In its statement, CHRR expressed concerns on the growing politicization of the governance institutions in the country inlcuding the Anti- Corruption Bureau (ACB)m NGO Board, Malawi Communications Regulatory Authority (MACRA) and National Intelligence Bureau.
“ It is now an open secret that these governance institutions have become a governance curse, due to government’s inordinate interference in their operations. This is a huge disservice to tax-payers who fund these institutions. It is a shame that heads of these institutions are at times behaving like ruling party spokespersons when in actual sense there are supposed to be accountable to Malawians,” CHRR statement said.
CHRR calls upon the DPP-led government to “unshackle” these governance institutions by providing all the necessary resource support as well as guarantee their operational independence.
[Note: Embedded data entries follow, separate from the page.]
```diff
@@ -415,33 +439,37 @@
       __builtin_amdgcn_sched_barrier(0);
       if (kt >= 1 && kt + 1 < nk) dma(kt + 1, buf ^ 1, 2);
       __builtin_amdgcn_sched_barrier(0);
-      rdA(st, 1);
+      rdA(gated, st, 1);
       mm(1, 1);
       rdB(st, 0);
       mm(1, 0);
       asm volatile("s_waitcnt vmcnt(0) lgkmcnt(0)" ::: "memory");
       __builtin_amdgcn_s_barrier();
       __builtin_amdgcn_sched_barrier(0);
-      continue;
-    }
-    rdA(st, 0);
+      return;
+    }
+    rdA(gated, st, 0, gp);
     rdB(st, 0);
     mm(0, 0);
     rdB(st, 1);
     mm(0, 1);
-    rdA(st, 1);
+    rdA(gated, st, 1, gp);
     mm(1, 1);
     rdB(st, 0);
     mm(1, 0);
     if constexpr (XP >= 3) {
       asm volatile("s_waitcnt lgkmcnt(0)" ::: "memory");
-      continue;
+      return;
     }
     asm volatile("s_waitcnt vmcnt(0) lgkmcnt(0)" ::: "memory");
     __builtin_amdgcn_s_barrier();
     __builtin_amdgcn_sched_barrier(0);
     if (kt + 2 < nk) dma(kt + 2, buf);
-  }
+  };
+  const int ktg = GATE ? p.gate_k0 / BK : nk;
+  for (int kt = 0; kt < ktg; ++kt) ktile(std::false_type{}, kt);
+  if constexpr (GATE)
+    for (int kt = ktg; kt < nk; ++kt) ktile(std::true_type{}, kt);
 #define WSP_GEPI(RB, RES)                                                                                   \
   switch (p.act) {                                                                                         \
     case kActRelu: g_epilogue_rows<kActRelu, RB, RES>(p, acc, m0, n0, wm, wn, wave, lane, smem); break;    \
@@ -668,12 +696,29 @@
          (!p.sc2d || (uniform_ktiles(p) && !p.colsum && !p.lnmode && !p.row_bias));
 }
 
+bool g256_gate_supported(const ConvGemmArgs& p) {
+  if (!p.gate || !g256_supported(p) || !uniform_ktiles(p)) return false;
+  const bool dense = p.taps == 1 && p.pad == 0 && p.stride == 1 && !p.iseg && !p.seg && p.Ti == p.T;
+  const int gk = p.K - p.gate_k0;
+  return dense && p.T >= 256 && p.M % p.T == 0 && !p.colsum && !p.lnmode && !p.sc2d && p.K == p.Kp &&
+         p.gate_k0 >= 0 && p.gate_k0 % 32 == 0 && gk > 0 && gk % 128 == 0 && gk <= 4096 && p.ldg >= gk &&
+         p.ldg % 4 == 0 && (reinterpret_cast<uintptr_t>(p.gate) & 15) == 0 &&
+         (long long)(p.M / p.T) * p.ldg * 4 < (long long)kOOB;
+}
+
 void t_g256(const ConvGemmArgs& p, const __bf16* h, const __bf16* l, hipStream_t s) {
   const int nwg = ((p.M + 255) / 256) * (p.N / 256);
   constexpr int lds0 = 2 * kGStage > kGEpiBytes ? 2 * kGStage : kGEpiBytes;
   constexpr int lds = lds0 > kGCsBytes ? lds0 : kGCsBytes;
   const bool dense = p.taps == 1 && p.pad == 0 && p.stride == 1 && !p.iseg && (p.seg || p.Ti == p.T);
   const int am = !uniform_ktiles(p) ? 2 : dense ? 1 : 0;
+  if (p.gate) {
+    WSP_CHECK(g256_gate_supported(p), "conv_gemm_x3: the gated A tail needs a dense 1x1 GEMM over a uniform batch");
+    const int ldsg = std::max(lds, 2 * kGStage + 2 * (p.K - p.gate_k0) * 4);
+    hipLaunchKernelGGL((conv_gemm_g<4, false>), dim3(nwg), dim3(512), ldsg, s, p, h, l);
+    WSP_HIP(hipGetLastError());
+    return;
+  }
   if (p.sc2d) {
     hipLaunchKernelGGL((conv_gemm_g<3, false>), dim3(nwg), dim3(512), lds, s, p, h, l);
     WSP_HIP(hipGetLastError());
diff --git a/wespeaker_hubert_amd/csrc/ecapa_model.cpp b/wespeaker_hubert_amd/csrc/ecapa_model.cpp
--- a/wespeaker_hubert_amd/csrc/ecapa_model.cpp
+++ b/wespeaker_hubert_amd/csrc/ecapa_model.cpp
@@ -167,6 +167,28 @@
     fill(g, cw, M, T, dil, pad, out, ldo, kActRelu, nullptr, true, seg, B);
     run(tag, 2.0 * M * cw.N * cw.K, s, [&] { launch(g, cw, s); });
   };
+
+  ConvGemmArgs gcat{};
+  gcat.amode = kACat;
+  gcat.a[0] = x[2];
+  gcat.a[1] = x[3];
+  gcat.a[2] = x[4];
+  gcat.cseg[1] = C;
+  gcat.cseg[2] = 2 * C;
+  gcat.cseg[3] = 3 * C;
+  gcat.lda[0] = gcat.lda[1] = gcat.lda[2] = C;
+  const ConvW& wcat = cat_gate ? conv_g : conv;
+  bool fold = false;
+  if (cat_gate && gate_fold && precision == 1) {
+    ConvGemmArgs g = gcat;
+    g.a[2] = h3;
+    g.gate = W.gate;
+    g.ldg = C;
+    g.gate_k0 = 2 * C;
+    fill(g, wcat, M, T, 1, 0, xp, 1536, kActRelu, nullptr, true, seg, B);
+    fold = conv_gemm_x3_gate_ok(g, x3_variant);
+    if (fold) gcat = g;
+  }
 
   gemm("layer1", layer1, feats, feat_dim, x[1], C, M, T, 1, 2, kActRelu, s, seg, B);
   for (int li = 0; li < 3; ++li) {
@@ -222,20 +244,13 @@
       else launch_frame_stats(h3, C, B, T, C, W.gmean, C, 0, 0, s, seg);
       launch_small_linear({W.gmean, C, b.se1.wt, b.se1.bias, W.ghid, 128, B, C, 128, 1}, s);
       launch_small_linear({W.ghid, 128, b.se2.wt, b.se2.bias, W.gate, C, B, 128, C, 3}, s);
+    });
+    if (li == 2 && fold) continue;
+    run("se.scale", 0, s, [&] {
       launch_residual_scale(cat_gate && li == 2 ? nullptr : xin, h3, W.gate, x[li + 2], B, T, C, s, seg, M);
     });
   }
-  {
-    ConvGemmArgs g{};
-    g.amode = kACat;
-    g.a[0] = x[2];
-    g.a[1] = x[3];
-    g.a[2] = x[4];
-    g.cseg[1] = C;
-    g.cseg[2] = 2 * C;
-    g.cseg[3] = 3 * C;
-    gemm3("conv_cat", g, cat_gate ? conv_g : conv, 1, 0, xp, 1536);
-  }
+  gemm3("conv_cat", gcat, wcat, 1, 0, xp, 1536);
   if (glob) {
     run("glob_ctx", 0, s, [&] {
       launch_frame_stats(xp, 1536, B, T, 1536, W.gstats, 3072, 1, 1536, s, seg);
diff --git a/wespeaker_hubert_amd/csrc/kernels.h b/wespeaker_hubert_amd/csrc/kernels.h
--- a/wespeaker_hubert_amd/csrc/kernels.h
+++ b/wespeaker_hubert_amd/csrc/kernels.h
@@ -44,6 +44,8 @@
   const float* ln_g;
   const float* ln_b;
   float ln_eps;
+  const float* gate;
+  int ldg, gate_k0;
 };
 
 inline ConvGemmArgs normalized(ConvGemmArgs p) {
@@ -59,6 +61,7 @@
                         hipStream_t s);
 void launch_conv_gemm_x3(const ConvGemmArgs& p, const void* whi, const void* wlo, int variant,
                          hipStream_t s);
+bool conv_gemm_x3_gate_ok(const ConvGemmArgs& p, int variant);
 
 
 void launch_conv_gemm(const ConvGemmArgs& p, hipStream_t s);
diff --git a/wespeaker_hubert_amd/csrc/model.cpp b/wespeaker_hubert_amd/csrc/model.cpp
--- a/wespeaker_hubert_amd/csrc/model.cpp
+++ b/wespeaker_hubert_amd/csrc/model.cpp
@@ -348,6 +348,7 @@
     {"in_planes", &I::m_ch, 32, 64, kNoHole, "in_planes must be 32 or 64"},
     {"res2_fused", &I::res2_fused, 0, 1, kNoHole, "res2_fused must be 0 or 1"},
     {"cat_gate", &I::cat_gate, 0, 1, kNoHole, "cat_gate must be 0 or 1"},
+    {"gate_fold", &I::gate_fold, 0, 1, kNoHole, "gate_fold must be 0 or 1"},
     {"res_prefetch", &I::res_prefetch, 0, 1, kNoHole, "res_prefetch must be 0 or 1"},
     {"res_tail", &I::res_tail, 0, 2, kNoHole, "res_tail must be 0 (off), 1 (tail + next conv1) or 2 (tail alone)"},
     {"sc_fuse", &I::sc_fuse, 0, 3, kNoHole, "sc_fuse must be 0 .. 3 (bit 0: one GEMM, bit 1: in the tail)"},
diff --git a/wespeaker_hubert_amd/csrc/model_impl.h b/wespeaker_hubert_amd/csrc/model_impl.h
--- a/wespeaker_hubert_amd/csrc/model_impl.h
+++ b/wespeaker_hubert_amd/csrc/model_impl.h
@@ -142,6 +142,7 @@
   ConvW conv, pool1, pool2;
   ConvW conv_g;
   int cat_gate = 1;
+  int gate_fold = 1;
   void* pool2_frag = nullptr;
   int astp_fused_on = 1;
   LinW pool1_ctx;
```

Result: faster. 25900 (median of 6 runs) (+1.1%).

“Principally, we urge government and all parliamentarians to amend the laws on these institutions by removing the President as the appointing authority of the heads of some of these institutions. This will improve accountability and bring an end to impunity,” it said.
CHRR also accused the Mutharika administration of practicing nepotism.
“Another unfortunate development that needs to be highlighted is failure by the government to stop practicing nepotism, especially with regards to public appointments,” it said.
The organisation noted that there have been a continued public outcry on practice of giving an unfair advantage to people from one tribe – the Lhomwe.
It said most key positions were given to people from the tribe of the President. A consistent observation has been made by CSOs, politicians and the academic that most of key positions in government including the parastatals are given to the president’s tribe.
“CHRR categorically condemns this despicable practice, as it is undermines the issue of meritocracy, and calls on the President to give a fair chance to all tribes when making public appointments. Malawi belongs to us all, and not to a single tribe,” the watchdog said.
The organisation also noted with concerns the threats against human rights defenders who were critical of the DPP-led administration.
“A number of human rights defenders, such as Charles Kajoloweka [Nyasa Times ‘Person of the year 2017], Timothy Mtambo, Gift Trapence, Billy Mayaya, among many others, have been receiving threats from unknown people linked to the ruling party as per their claims,” it said.
But CHRR has also seen some good governance and entrenchment of human rights in 2017 among them the invalidation of the law on rogue and vagabond, the constitutional amendment on the marriage age to 18 and implementation of the national registration exercise.
While commending the government for reducing the inflation rate, Mtambo said this should translate to improved living standards for ordinary Malawians which has not happened
Minister of Information and Communications Technology Nicholas Dausi insisted that Malawi was succeeding in entrenching good governance, reducing poverty and corruption.
Dausi, who is official government spokesperson, said fighting corruption was a collective effort by the public, media, government bodies and civil society.
However, the government organised a multi-stakeholder anti-corruption conference whose recommendations and resolutions indicated that delegates looked to the presidency as the office that should demonstrate that the fight against corruption was possible.